Let me show you demo of it.
If you want to see the metrics in “default” namespace only, press ’o’ key and you can specify a filter like this.
As you can see, only the metrics in “default” Namespace are shown now.
And, if you want to see the metrics of the ”test” table only, press ’o’ key again and you can add a filter like this.
So now only the metrics in “default” Namespace and “test” table are shown.
Furthermore, if you want the metrics that have more than 1000 requests, then you can add a filter like this.
So, we can see only the metrics more than 1000 requests.
We can see the specified filters by pressing ctrl + ‘o‘ key like this.
These are the current filters.
We can clear the current filters by pressing ‘=’ key like this.
The filters are cleared.
The last feature I’d like to introduce here is the drill-down feature.
We can drill down from Namespace to Tables, from Table to Regions, or from RegionServer to Regions.
With this feature, we can find the “Hot Spot” region easily.
We can drill down by selecting a record you want to drill down and pressing i key.
I’ll show you demo of it.
If you want to drill down the “default” namespace to the tables,
you can move to the namespace mode
and select the “default” namespace and then press ‘i’ key.
So you can see the metrics for the tables in the “default” namespace.
Furthermore, if you want to drill down from the “test” table to the regions,
select “test” table and press ‘i’ key,
so you can see the metrics for the regions of the “test” table.
Similarly, you can drill down from a RegionServer to regions.
Move to the RegionServer mode and select one of the RegionServers and press ‘i’ key.
So you can see the metrics for the regions on the selected RegionServer.
That’s it for the demonstrations of the features of htop.
Next, let me talk about the internals of htop.
Currently, htop gets the metrics from ClusterMetrics class from Admin.getCusterMetrics method because that needs to access only HBase Master to do that.
So if we add more metrics to htop, we first need to add more metrics to ClusterMetrics class.
Actually, the metrics from JMX endpoints will give more metrics to us, but it needs to access all RegionServers, which might cause scalability issues.
So I decided not to use JMX endpoints for htop.
In this slide, I’ll talk about the current status of htop.
As mentioned, htop hasn’t been committed yet, and it’s a work in progress actually.
However, the basic features have been implemented as I showed you in the demonstrations.
The remaining tasks for it are some code refactoring and adding some tests.

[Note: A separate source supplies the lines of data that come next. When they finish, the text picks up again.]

## Prune plane candidates per tile using min/max mask-probability bounds

After loading the source tile into LDS, each block computes the per-query min and max probability over the tile with LDS atomics. It then derives a lower bound on the winning score. Queries that can never win and whose threshold outcome is uniform are dropped from the per-pixel argmax loop, and their counts are credited in bulk. This cuts the inner-loop work when few planes compete in a tile, at the cost of an extra reduction pass and barrier, and relies on the epsilon margins being safe for exactness.

```diff
diff --git a/nopesac_amd/csrc/postselect.hip b/nopesac_amd/csrc/postselect.hip
--- a/nopesac_amd/csrc/postselect.hip
+++ b/nopesac_amd/csrc/postselect.hip
@@ -41,6 +41,9 @@
 }
 
 constexpr int PS_TW = 64;
+constexpr float PS_EPS = 9.5367431640625e-07f;
+constexpr float PS_TINY = 7.888609052210118e-31f;
+constexpr unsigned PS_ONE_BITS = 0x3f800000u;
 __host__ __device__ inline int ps_pad4(int nq) { return (nq + 3) & ~3; }
 __host__ __device__ inline int ps_head_words(int nq) { return ((9 * nq + 3) & ~3) + 2 * ps_pad4(nq) + 4; }
 
@@ -59,7 +62,8 @@
 template <int ROWS, bool X4>
 __global__ __launch_bounds__(256) void ps_pixels_kernel(const float* __restrict__ prob, int nq, int h, int w, int H,
                                                         int W, float mask_thr, int src_rows, int src_cols,
-                                                        int* __restrict__ work, uint8_t* __restrict__ winner, int planar, int th) {
+                                                        int* __restrict__ work, uint8_t* __restrict__ winner, int planar, int th,
+                                                        int prune) {
     extern __shared__ __attribute__((aligned(16))) int sh[];
     const int nqp = ps_pad4(nq), acc_words = (9 * nq + 3) & ~3;
     int* vq = sh + acc_words;
@@ -92,9 +96,12 @@
         if (lane == 0) *nvp = off;
     }
     __syncthreads();
-    const int nv = *nvp, kp = ps_pad4(nv), nk4 = kp >> 2;
+    const int nv = __builtin_amdgcn_readfirstlane(*nvp), kp = ps_pad4(nv), nk4 = kp >> 2;
     if (nv == 0) return;
     if (threadIdx.x < kp - nv) { vq[nv + threadIdx.x] = vq[nv - 1]; vs[nv + threadIdx.x] = -1.f; }
+    unsigned* mnb = reinterpret_cast<unsigned*>(sh);
+    unsigned* mxb = mnb + nq;
+    if (prune && threadIdx.x < nv) mnb[threadIdx.x] = 0xffffffffu;
     __syncthreads();
     {
         const unsigned inv = ((1u << 20) + nk4 - 1) / nk4;
@@ -125,6 +132,20 @@
         }
     }
     __syncthreads();
+    if (prune) {
+        const int k = threadIdx.x % kp, g = threadIdx.x / kp, ng = 256 / kp, npos = nrows * ncols;
+        if (g < ng && k < nv) {
+            const unsigned inv = ((1u << 20) + ncols - 1) / ncols;
+            unsigned lo = 0xffffffffu, hi = 0u;
+            for (int p = g; p < npos; p += ng) {
+                const int r = (int)(((unsigned)p * inv) >> 20), c = p - r * ncols;
+                const unsigned bits = __float_as_uint(tile[(r * src_cols + c) * kp + k]);
+                lo = min(lo, bits); hi = max(hi, bits);
+            }
+            atomicMin(&mnb[k], lo); atomicMax(&mxb[k], hi);
+        }
+        __syncthreads();
+    }
     const int X = X0 + lane;
     const float sx = fmaxf(scw * (X + 0.5f) - 0.5f, 0.f);
     const int x0 = min((int)sx, w - 1), x1 = min(x0 + 1, w - 1);
@@ -149,7 +170,37 @@
         best[r] = -INFINITY; win[r] = -1;
     }
     int cnt_lo = 0, cnt_hi = 0;
+    unsigned long long cand_lo = nv >= 64 ? ~0ull : (1ull << nv) - 1ull, cand_hi = nv <= 64 ? 0ull : (nv >= 128 ? ~0ull : (1ull << (nv - 64)) - 1ull);
+    if (prune) {
+        int tot = 0;
+#pragma unroll
+        for (int r = 0; r < ROWS; ++r) tot += __popcll(inm[r]);
+        const bool thr_ok = mask_thr >= PS_TINY;
+        bool good[2], real[2];
+        float mn[2], mx[2], sc[2];
+        float lb = 0.f;
+#pragma unroll
+        for (int half = 0; half < 2; ++half) {
+            const int k = lane + 64 * half, kc = min(k, nv - 1);
+            real[half] = k < nv;
+            const unsigned hi = mxb[kc];
+            good[half] = real[half] && hi <= PS_ONE_BITS;
+            mn[half] = __uint_as_float(mnb[kc]); mx[half] = __uint_as_float(hi); sc[half] = vs[kc];
+            if (good[half]) lb = fmaxf(lb, sc[half] * (mn[half] * (1.f - PS_EPS)));
+        }
+        for (int o = 32; o > 0; o >>= 1) lb = fmaxf(lb, __shfl_xor(lb, o, 64));
+#pragma unroll
+        for (int half = 0; half < 2; ++half) {
+            const bool loses = good[half] && lb >= PS_TINY && sc[half] * (mx[half] * (1.f + PS_EPS)) < lb;
+            const bool never = good[half] && thr_ok && mx[half] * (1.f + PS_EPS) < mask_thr;
+            const bool always = good[half] && thr_ok && mn[half] * (1.f - PS_EPS) >= mask_thr;
+            const unsigned long long m = __ballot(real[half] && (!loses || !(never || always)));
+            if (half == 0) { cand_lo = m; cnt_lo = always ? tot : 0; }
+            else { cand_hi = m; cnt_hi = always ? tot : 0; }
+        }
+    }
     for (int k4 = 0; k4 < nk4; ++k4) {
+        if (!(((k4 < 16 ? cand_lo >> (4 * k4) : cand_hi >> (4 * (k4 - 16)))) & 0xFull)) continue;
         const int4 q4 = *reinterpret_cast<const int4*>(vq + 4 * k4);
         const float4 s4 = *reinterpret_cast<const float4*>(vs + 4 * k4);
         const int qv[4] = {q4.x, q4.y, q4.z, q4.w};
@@ -338,9 +389,11 @@
     }
     NPS_CHECK_ARG(lds <= 64 * 1024, "postselect: up-sampling ratio too small for the LDS tile (%zu bytes)", lds);
     dim3 grid((W + PS_TW - 1) / PS_TW, (H + th - 1) / th, B);
+    const char* pe = getenv("NOPESAC_PS_PRUNE");
+    const int prune = !(pe && atoi(pe) == 0);
     auto launch_pixels = [&](auto kern) {
         hipLaunchKernelGGL(kern, grid, dim3(256), lds, st, mask_prob, nq, h, w, H, W, mask_thr, src_rows, src_cols, work, winner,
-                           prob_planar, th);
+                           prob_planar, th, prune);
     };
     static const bool x4_off = getenv("NOPESAC_PS_X4") && atoi(getenv("NOPESAC_PS_X4")) == 0;
     if (th == 4) launch_pixels(ps_pixels_kernel<1, false>);
```

Result: no change. 4094 pairs/s, median of 6 (+0.6%).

I also need to make documentation for it.
Maybe, it will be ready for review next month, and once the review is passed, it will be committed.
And, htop in the future.
Currently, I’m developing this tool for the master branch and branch-2. So as a next step, we need to support branch-1.
And we should add more metrics so that we can see more information from htop.
Especially, adding response time metrics is required because they are very important for performance troubleshooting.
And we can add the metrics per Column Family, User and Operation like GET, PUT, SCAN.
And I’m thinking about adding system information like CPU usage and memory usage, which might be useful.
In addition to that, we can add the useful features in Unix top command like Color mappings or Batch mode.
That’s all from my side. We hope this presentation was informative for you. Thank you very much.